## Information given
# Spockuto/drand

Hardware: AMD Instinct MI355X
Metric: beacons verified/s (batch chain verify) (higher is better)
Workload: dtype u32 (381-bit Montgomery, 12x32-bit limbs); 1 GPU; configs[1]: 1000000-round chained beacon history per GPU, chain.VerifyBeacon per round; beacons_per_gpu=1000000, segment_len=64, parallelism=range-shard x1

## Files before the change

### drand_amd/_lib.py

```python
from __future__ import annotations

import ctypes
import os

_HERE = os.path.dirname(os.path.abspath(__file__))
LIB_PATH = os.environ.get("DRAND_AMD_LIB", os.path.join(_HERE, "libblsverify.so"))

BLSV_OK = 0
BLSV_EINVAL = -1
BLSV_EHIP = -2
BLSV_ENOGROUP = -3
BLSV_ENOTENOUGH = -4

AGG_OK = 0
AGG_OK_V2 = 1
AGG_V1_RECOVER_FAIL = 2
AGG_V1_INVALID = 3
AGG_V2_RECOVER_FAIL = 4

REJ_OK = 0
REJ_LENGTH = 1
REJ_FLAG = 2
REJ_INF_NONZERO = 3
REJ_X_GE_P = 4
# ... 30 lines not shown
sz = ctypes.c_size_t

SIGNATURES = {
    "blsv_version": (ctypes.c_char_p, []),
    "blsv_device_count": (ctypes.c_int, []),
    "blsv_create": (ctypes.c_int, [ctypes.c_int, ctypes.POINTER(vp)]),
    "blsv_destroy": (None, [vp]),
    "blsv_last_error": (ctypes.c_char_p, [vp]),
    "blsv_synchronize": (ctypes.c_int, [vp]),
    "blsv_set_group": (ctypes.c_int, [vp, u8p, sz, sz]),
    "blsv_verify_chained": (ctypes.c_int, [vp, ctypes.c_uint64, u8p, sz, u8p, sz, u8p, u64p, u8p]),
    "blsv_verify_chained_multi": (ctypes.c_int, [ctypes.POINTER(vp), sz, ctypes.POINTER(sz), ctypes.c_uint64, u8p, sz,
                                                  u8p, sz, u8p, u64p, u8p]),
    "blsv_verify_prevs": (ctypes.c_int, [vp, ctypes.c_uint64, u8p, sz, u8p, sz, u8p, u64p, u8p]),
    "blsv_verify_unchained": (ctypes.c_int, [vp, u64p, ctypes.c_uint64, u8p, sz, u8p, u64p, u8p]),
    "blsv_verify_messages": (ctypes.c_int, [vp, u8p, u8p, u32p, sz, u8p, u8p, u64p, u8p]),
    "blsv_verify_partials": (ctypes.c_int, [vp, u8p, sz, u8p, sz, sz, u8p, u8p]),
    "blsv_verify_partials_multi": (ctypes.c_int, [vp, u8p, u32p, u8p, sz, sz, u8p, u8p]),
    "blsv_recover": (ctypes.c_int, [vp, u8p, sz, u8p, sz, sz, sz, sz, u8p]),
    "blsv_aggregate": (ctypes.c_int, [vp, u8p, sz, u8p, sz, sz, sz, sz, u8p, u8p, u8p, u8p]),
    "blsv_aggregate_round": (ctypes.c_int, [vp, u8p, sz, u8p, sz, u8p, sz, u8p, sz, sz, sz, sz, u8p, u8p, u8p, u8p,
                                             ctypes.POINTER(ctypes.c_int32), u8p]),
    "blsv_sign": (ctypes.c_int, [vp, u8p, ctypes.c_int32, u8p, u32p, sz, u8p]),
    "blsv_verify_chained_dev": (ctypes.c_int, [vp, ctypes.c_uint64, ctypes.c_uint64, ctypes.c_uint64, vp, sz, vp, sz,
                                                vp, vp, vp, vp]),
    "blsv_generate_chained_dev": (ctypes.c_int, [vp, u8p, ctypes.c_uint64, ctypes.c_uint64, vp, sz, vp, sz, vp]),
    "blsv_profile_enable": (ctypes.c_int, [vp, ctypes.c_int]),
    "blsv_profile_read": (ctypes.c_int, [vp, ctypes.POINTER(ctypes.c_double), u64p, u64p, ctypes.c_int]),
    "blsv_lat_trace": (ctypes.c_int, [vp, u64p, ctypes.c_int, ctypes.POINTER(ctypes.c_double), ctypes.c_int]),
    "blsv_test_fp_mul": (ctypes.c_int, [vp, u32p, u32p, sz, u32p]),
    "blsv_test_op": (ctypes.c_int, [vp, ctypes.c_char_p, u32p, sz, u32p]),
    "blsv_test_op_info": (ctypes.c_int, [ctypes.c_int, ctypes.POINTER(ctypes.c_char_p), ctypes.POINTER(ctypes.c_int),
                                         ctypes.POINTER(ctypes.c_int), ctypes.POINTER(ctypes.c_int)]),
    "blsv_test_pairing": (ctypes.c_int, [vp, u32p, u32p, sz, u32p]),
    "blsv_test_hash_to_g2": (ctypes.c_int, [vp, u8p, u32p, sz, u32p, u8p]),
    "blsv_test_final_exp": (ctypes.c_int, [vp, u32p, sz, u32p, u32p]),
    "blsv_test_tail_split": (ctypes.c_int, [vp, sz]),
    "blsv_set_lat_max": (sz, [vp, sz]),
    "blsv_set_chunk": (sz, [vp, sz]),
    "blsv_workspace_bytes": (sz, [vp]),
    "blsv_lat_trace_enable": (ctypes.c_int, [vp, ctypes.c_int]),
    "blsv_test_generic_chains": (ctypes.c_int, [vp, ctypes.c_int]),
    "blsv_test_spec_stats": (ctypes.c_int, [vp, ctypes.POINTER(ctypes.c_uint64), ctypes.POINTER(ctypes.c_uint64)]),
    "blsv_test_lagrange": (ctypes.c_int, [ctypes.POINTER(ctypes.c_uint32), ctypes.c_size_t, ctypes.POINTER(ctypes.c_uint32)]),
    "blsv_service_create": (ctypes.c_int, [ctypes.c_int, ctypes.c_uint32, ctypes.c_uint32, ctypes.POINTER(vp)]),
    "blsv_service_destroy": (None, [vp]),
    "blsv_service_verify_partial": (ctypes.c_int, [vp, u8p, sz, sz, u8p, sz, u8p, sz, u8p, u8p]),
    "blsv_service_verify_recovered": (ctypes.c_int, [vp, u8p, u8p, sz, u8p, u8p, u8p]),
    "blsv_service_stats": (ctypes.c_int, [vp, u64p, u64p, u64p]),
    "blsv_test_service_limits": (ctypes.c_int, [vp, sz, sz, sz, u64p]),
    "blsv_verify_chained_rlc": (ctypes.c_int, [vp, ctypes.c_uint64, u8p, sz, u8p, sz, u8p, u64p, u8p]),
    "blsv_verify_unchained_rlc": (ctypes.c_int, [vp, u64p, ctypes.c_uint64, u8p, sz, u8p, u64p, u8p]),
    "blsv_verify_chained_rlc_dev": (ctypes.c_int, [vp, ctypes.c_uint64, ctypes.c_uint64, ctypes.c_uint64, vp, sz, vp,
                                                    sz, vp, vp, vp, vp]),
    "blsv_set_rlc_group": (sz, [vp, sz]),
    "blsv_rlc_stats": (ctypes.c_int, [vp, u64p, u64p, u64p]),
    "blsv_test_rlc_seed": (ctypes.c_int, [vp, u8p]),
    "blsv_test_rlc_sums": (ctypes.c_int, [vp, ctypes.c_uint64, u8p, sz, u8p, sz, u8p, u8p]),
    "blsv_tlock_open": (ctypes.c_int, [vp, u8p, u8p, sz, u8p, u8p, u8p, u8p]),
    "blsv_tlock_open_dev": (ctypes.c_int, [vp, u8p, vp, sz, vp, vp, vp]),
    "blsv_tlock_stats": (ctypes.c_int, [vp, u64p, u64p]),
    "blsv_tlock_open_rounds": (ctypes.c_int, [vp, u8p, u64p, sz, u8p, sz, u8p, u8p, u8p, u8p]),
    "blsv_tlock_open_rounds_dev": (ctypes.c_int, [vp, u8p, u64p, sz, vp, sz, vp, vp, vp, vp]),
    "blsv_tlock_open_rounds_stats": (ctypes.c_int, [vp, u64p, u64p]),
    "blsv_set_tlock_dense_min": (sz, [vp, sz]),
    "blsv_set_tlock_lat_max": (sz, [vp, sz]),
# ... 73 lines not shown
```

## Exercise objective
If a line in the records contains the string "import", copy it out.

## Answer to this task
from __future__ import annotations
import ctypes
import os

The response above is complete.